Older men declare war. But its the youth who must fight and die!
- Herbert Hoover

Every gun that is made, every warship launched, every rocket fired signifies, in the final sense, a theft from those who hunger and are not fed, those who are cold and not clothed. ~ Dwight D. Eisenhower

“When people speak to you about a preventive war, you tell them to go and fight it. After my experience, I have come to hate war. War settles nothing.” ~Dwight D Eisenhower


I'm fed up to the ears with old men dreaming up wars for young men to die in. ~ George McGovern

Setting a good example is a far better way to spread ideals than through force of arms.
~Ron Paul

The moral and constitutional obligations of our representatives in Washington are to protect our liberty, not coddle the world, precipitating no-win wars, while bringing bankruptcy and economic turmoil to our people.
~Ron Paul

In the councils of government, we must guard against the acquisition of unwarranted influence, whether sought or unsought, by the military-industrial complex. The potential for the disastrous rise of misplaced power exists and will persist.
Dwight D. Eisenhower

We will bankrupt ourselves in the vain search for absolute security.
Dwight D. Eisenhower
 

kolanuraven

Well-known member
Cheney kept coughing during his speech.

I was thinking that he's done gone and got himself all worked up over being left out and no longer in charge, that he's gonna 'throw a clot' right here on TV!!! :shock: :shock: :shock:
 

TexasBred

Well-known member
Oldtimer said:
kolanuraven said:
Mike said:
From all the opinions that I have seen voiced, Zer0 is the one being made to look the fool.

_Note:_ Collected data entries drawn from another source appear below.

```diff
+#pragma unroll 1
+      for (int c = 0; c < BN / EW; ++c) {
+        float v1[EW], v2[EW];
+#pragma unroll
+        for (int j = 0; j < EW / 4; ++j) {
+          const float4 s1 = ld_stash(slot + (c * 4 + j) * 128, pol_drop);
+          const float4 s2 = ld_stash(slot + kProd + (c * 4 + j) * 128, pol_drop);
+          v1[4 * j] = s1.x; v1[4 * j + 1] = s1.y; v1[4 * j + 2] = s1.z; v1[4 * j + 3] = s1.w;
+          v2[4 * j] = s2.x; v2[4 * j + 1] = s2.y; v2[4 * j + 2] = s2.z; v2[4 * j + 3] = s2.w;
+        }
+        epilogue_chunk<MODE>(epi, nz, cc, M, N, row, n0 + half * BN + c * EW, sbias + half * 2 * BN, c * EW, v1, v2);
+      }
+    }
+  }
+  __syncwarp();
+  tc_fence_before();
+  cluster_sync_all();
+  if (warp == 1) {
+    tc_fence_after();
+    tmem_dealloc_pair(tmem_base, kTmemCols);
+  }
+}
+
 typedef CUresult (*EncodeTiledFn)(CUtensorMap*, CUtensorMapDataType, cuuint32_t, void*, const cuuint64_t*, const cuuint64_t*,
                                   const cuuint32_t*, const cuuint32_t*, CUtensorMapInterleave, CUtensorMapSwizzle,
                                   CUtensorMapL2promotion, CUtensorMapFloatOOBfill);
@@ -771,6 +960,39 @@
   return LBBNN_OK;
 }
 
+__global__ void read_nsmid(int* out) {
+  uint32_t r;
+  asm volatile("mov.u32 %0, %%nsmid;" : "=r"(r));
+  *out = (int)r;
+}
+
+int staged_stash(cudaStream_t st, float** out) {
+  constexpr int kMaxDevices = 64;
+  static std::mutex mu;
+  static float* bufs[kMaxDevices] = {};
+  *out = nullptr;
+  int dev = 0;
+  LBBNN_CUDA(cudaGetDevice(&dev));
+  LBBNN_REQUIRE(dev < kMaxDevices, "device ordinal %d", dev);
+  std::lock_guard<std::mutex> lock(mu);
+  if (!bufs[dev]) {
+    cudaStreamCaptureStatus cs = cudaStreamCaptureStatusNone;
+    LBBNN_CUDA(cudaStreamIsCapturing(st, &cs));
+    if (cs != cudaStreamCaptureStatusNone) return LBBNN_OK;
+    int* d_n = nullptr;
+    int n = 0;
+    LBBNN_CUDA(cudaMalloc(&d_n, sizeof(int)));
+    read_nsmid<<<1, 1, 0, st>>>(d_n);
+    LBBNN_CUDA(cudaMemcpyAsync(&n, d_n, sizeof(int), cudaMemcpyDeviceToHost, st));
+    LBBNN_CUDA(cudaStreamSynchronize(st));
+    LBBNN_CUDA(cudaFree(d_n));
+    LBBNN_REQUIRE(n > 0, "%%nsmid = %d", n);
+    LBBNN_CUDA(cudaMalloc(&bufs[dev], (size_t)n * kStashFloats * sizeof(float)));
+  }
+  *out = bufs[dev];
+  return LBBNN_OK;
+}
+
 int launch_tc(const void* A1, const void* A2, const void* B1, const void* B2, int64_t M, int64_t N, int64_t K, const TcEpi& epi_in,
               cudaStream_t st) {
   LBBNN_REQUIRE(A1 && A2 && B1 && B2 && M > 0 && N > 0 && K > 0, "bad GEMM operands");
@@ -790,6 +1012,45 @@
   }
   const char* pe = getenv("LBBNN_TC_PAIR");
   const int pair_mode = pe ? atoi(pe) : 1;
+  const char* ge = getenv("LBBNN_TC_GROUP");
+  const int group = ge && atoi(ge) > 0 ? atoi(ge) : kGroupM2;
+  const char* se = getenv("LBBNN_TC_STAGED");
+  const int staged_mode = se ? atoi(se) : 1;
+  const bool staged_epi = !epi.a_mn && (epi.mode == LBBNN_TC_EPI_DX || (epi.mode == LBBNN_TC_EPI_FWD && !epi.b_mn));
+  const int64_t tiles_s = ceil_div(M, 2 * BM) * ceil_div(N, 2 * BN);
+  if (pair_mode && staged_mode && staged_epi && M > BM && (staged_mode == 2 || (M > 2 * BM && tiles_s >= sm_count() / 2))) {
+    float* stash = nullptr;
+    if (int rc = staged_stash(st, &stash)) return rc;
+    if (stash) {
+      if (epi.b_mn) {
+        if (int rc = make_map_mn(&mB1, B1, N, K)) return rc;
+        if (int rc = make_map_mn(&mB2, B2, N, K)) return rc;
+      } else {
+        if (int rc = make_map(&mB1, B1, N, K)) return rc;
+        if (int rc = make_map(&mB2, B2, N, K)) return rc;
+      }
+      const int clusters = (int)(tiles_s < sm_count() / 2 ? tiles_s : sm_count() / 2);
+      switch (epi.mode * 4 + epi.b_mn) {
+#define LBBNN_STAGED_CASE(MODE_, B_)                                                                                          \
+  case (MODE_) * 4 + (B_): {                                                                                                  \
+    static bool attr_set_ = false;                                                                                            \
+    if (!attr_set_) {                                                                                                         \
+      LBBNN_CUDA(cudaFuncSetAttribute(tc_gemm_bf16_pair_staged<MODE_, 0, B_>, cudaFuncAttributeMaxDynamicSharedMemorySize,   \
+                                      kSmemBytesS));                                                                          \
+      attr_set_ = true;                                                                                                       \
+    }                                                                                                                         \
+    tc_gemm_bf16_pair_staged<MODE_, 0, B_><<<2 * clusters, kTcThreads, kSmemBytesS, st>>>(mA1, mA2, mB1, mB2, epi, (int)M,    \
+                                                                                          (int)N, (int)K, group, stash);      \
+    break;                                                                                                                    \
+  }
+        LBBNN_STAGED_CASE(LBBNN_TC_EPI_FWD, 0)
+        LBBNN_STAGED_CASE(LBBNN_TC_EPI_DX, 0)
+        LBBNN_STAGED_CASE(LBBNN_TC_EPI_DX, 1)
+#undef LBBNN_STAGED_CASE
+      }
+      return check_launch("tc_gemm_bf16_pair_staged");
+    }
+  }
   const int64_t tiles2 = ceil_div(M, 2 * BM) * ceil_div(N, BN);
   if (pair_mode && M > BM && (pair_mode == 2 || tiles2 >= sm_count() / 2)) {
     if (epi.b_mn) {
@@ -800,8 +1061,6 @@
       if (int rc = make_map(&mB2, B2, N, K, BN / 2)) return rc;
     }
     const int clusters = (int)(tiles2 < sm_count() / 2 ? tiles2 : sm_count() / 2);
-    const char* ge = getenv("LBBNN_TC_GROUP");
-    const int group = ge && atoi(ge) > 0 ? atoi(ge) : kGroupM2;
     const int key = epi.mode * 4 + epi.a_mn * 2 + epi.b_mn;
     switch (key) {
 #define LBBNN_PAIR_CASE(MODE_, A_, B_)                                                                                                \
```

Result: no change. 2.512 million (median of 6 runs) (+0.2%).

On his 2nd day in office he announced to close Gitmo with no plan whatsoever...............

Yesterday his own party denied him that option. :lol: :lol: :lol:


Bush Admn has announced that it wanted to close Gitmo LONG BEOFRE Obama got elected........


This IS NOT new idea to close the place

Yep-- I even heard Lindsey Graham on the floor of Congress say that yesterday- and make the comment that of the thousands of German prisoners held inside this country during/after WWII- 15% were the most ardent Nazi fanatics--- so we should definitely be able to find a place to stick 200 Gitmo people... He believes Gitmo needs to be closed to keep it from being a recruiting/rallying point for the radical Muslims....
Whats also comical about all Cheney's crowing- is in every hearing- hearing after hearing- you hear the Republican Congressman saying we made mistakes in the past--the Bush/Cheney administration made mistakes in fighting the war-- the past administration made big mistakes---bending over backwards apologizing for the Cheney screwups---saying its time to move on- and trying to distance themselves as far as they can from Bush/Cheney...

OT....Gitmo is no rallying point.....An attack on the US or any of it's citizens is the most prized rallying point or recruiting ploy for the terrorists.
 

TexasBred

Well-known member
kolanuraven said:
Cheney kept coughing during his speech.

I was thinking that he's done gone and got himself all worked up over being left out and no longer in charge, that he's gonna 'throw a clot' right here on TV!!! :shock: :shock: :shock:

You may have been wishing....at least he doesn't need a teleprompter to give him words to say...he actually "thinks" and is very good at it, like him or not.

And OT....how did you avoid never being in a war???I didn't think any generation had missed a war.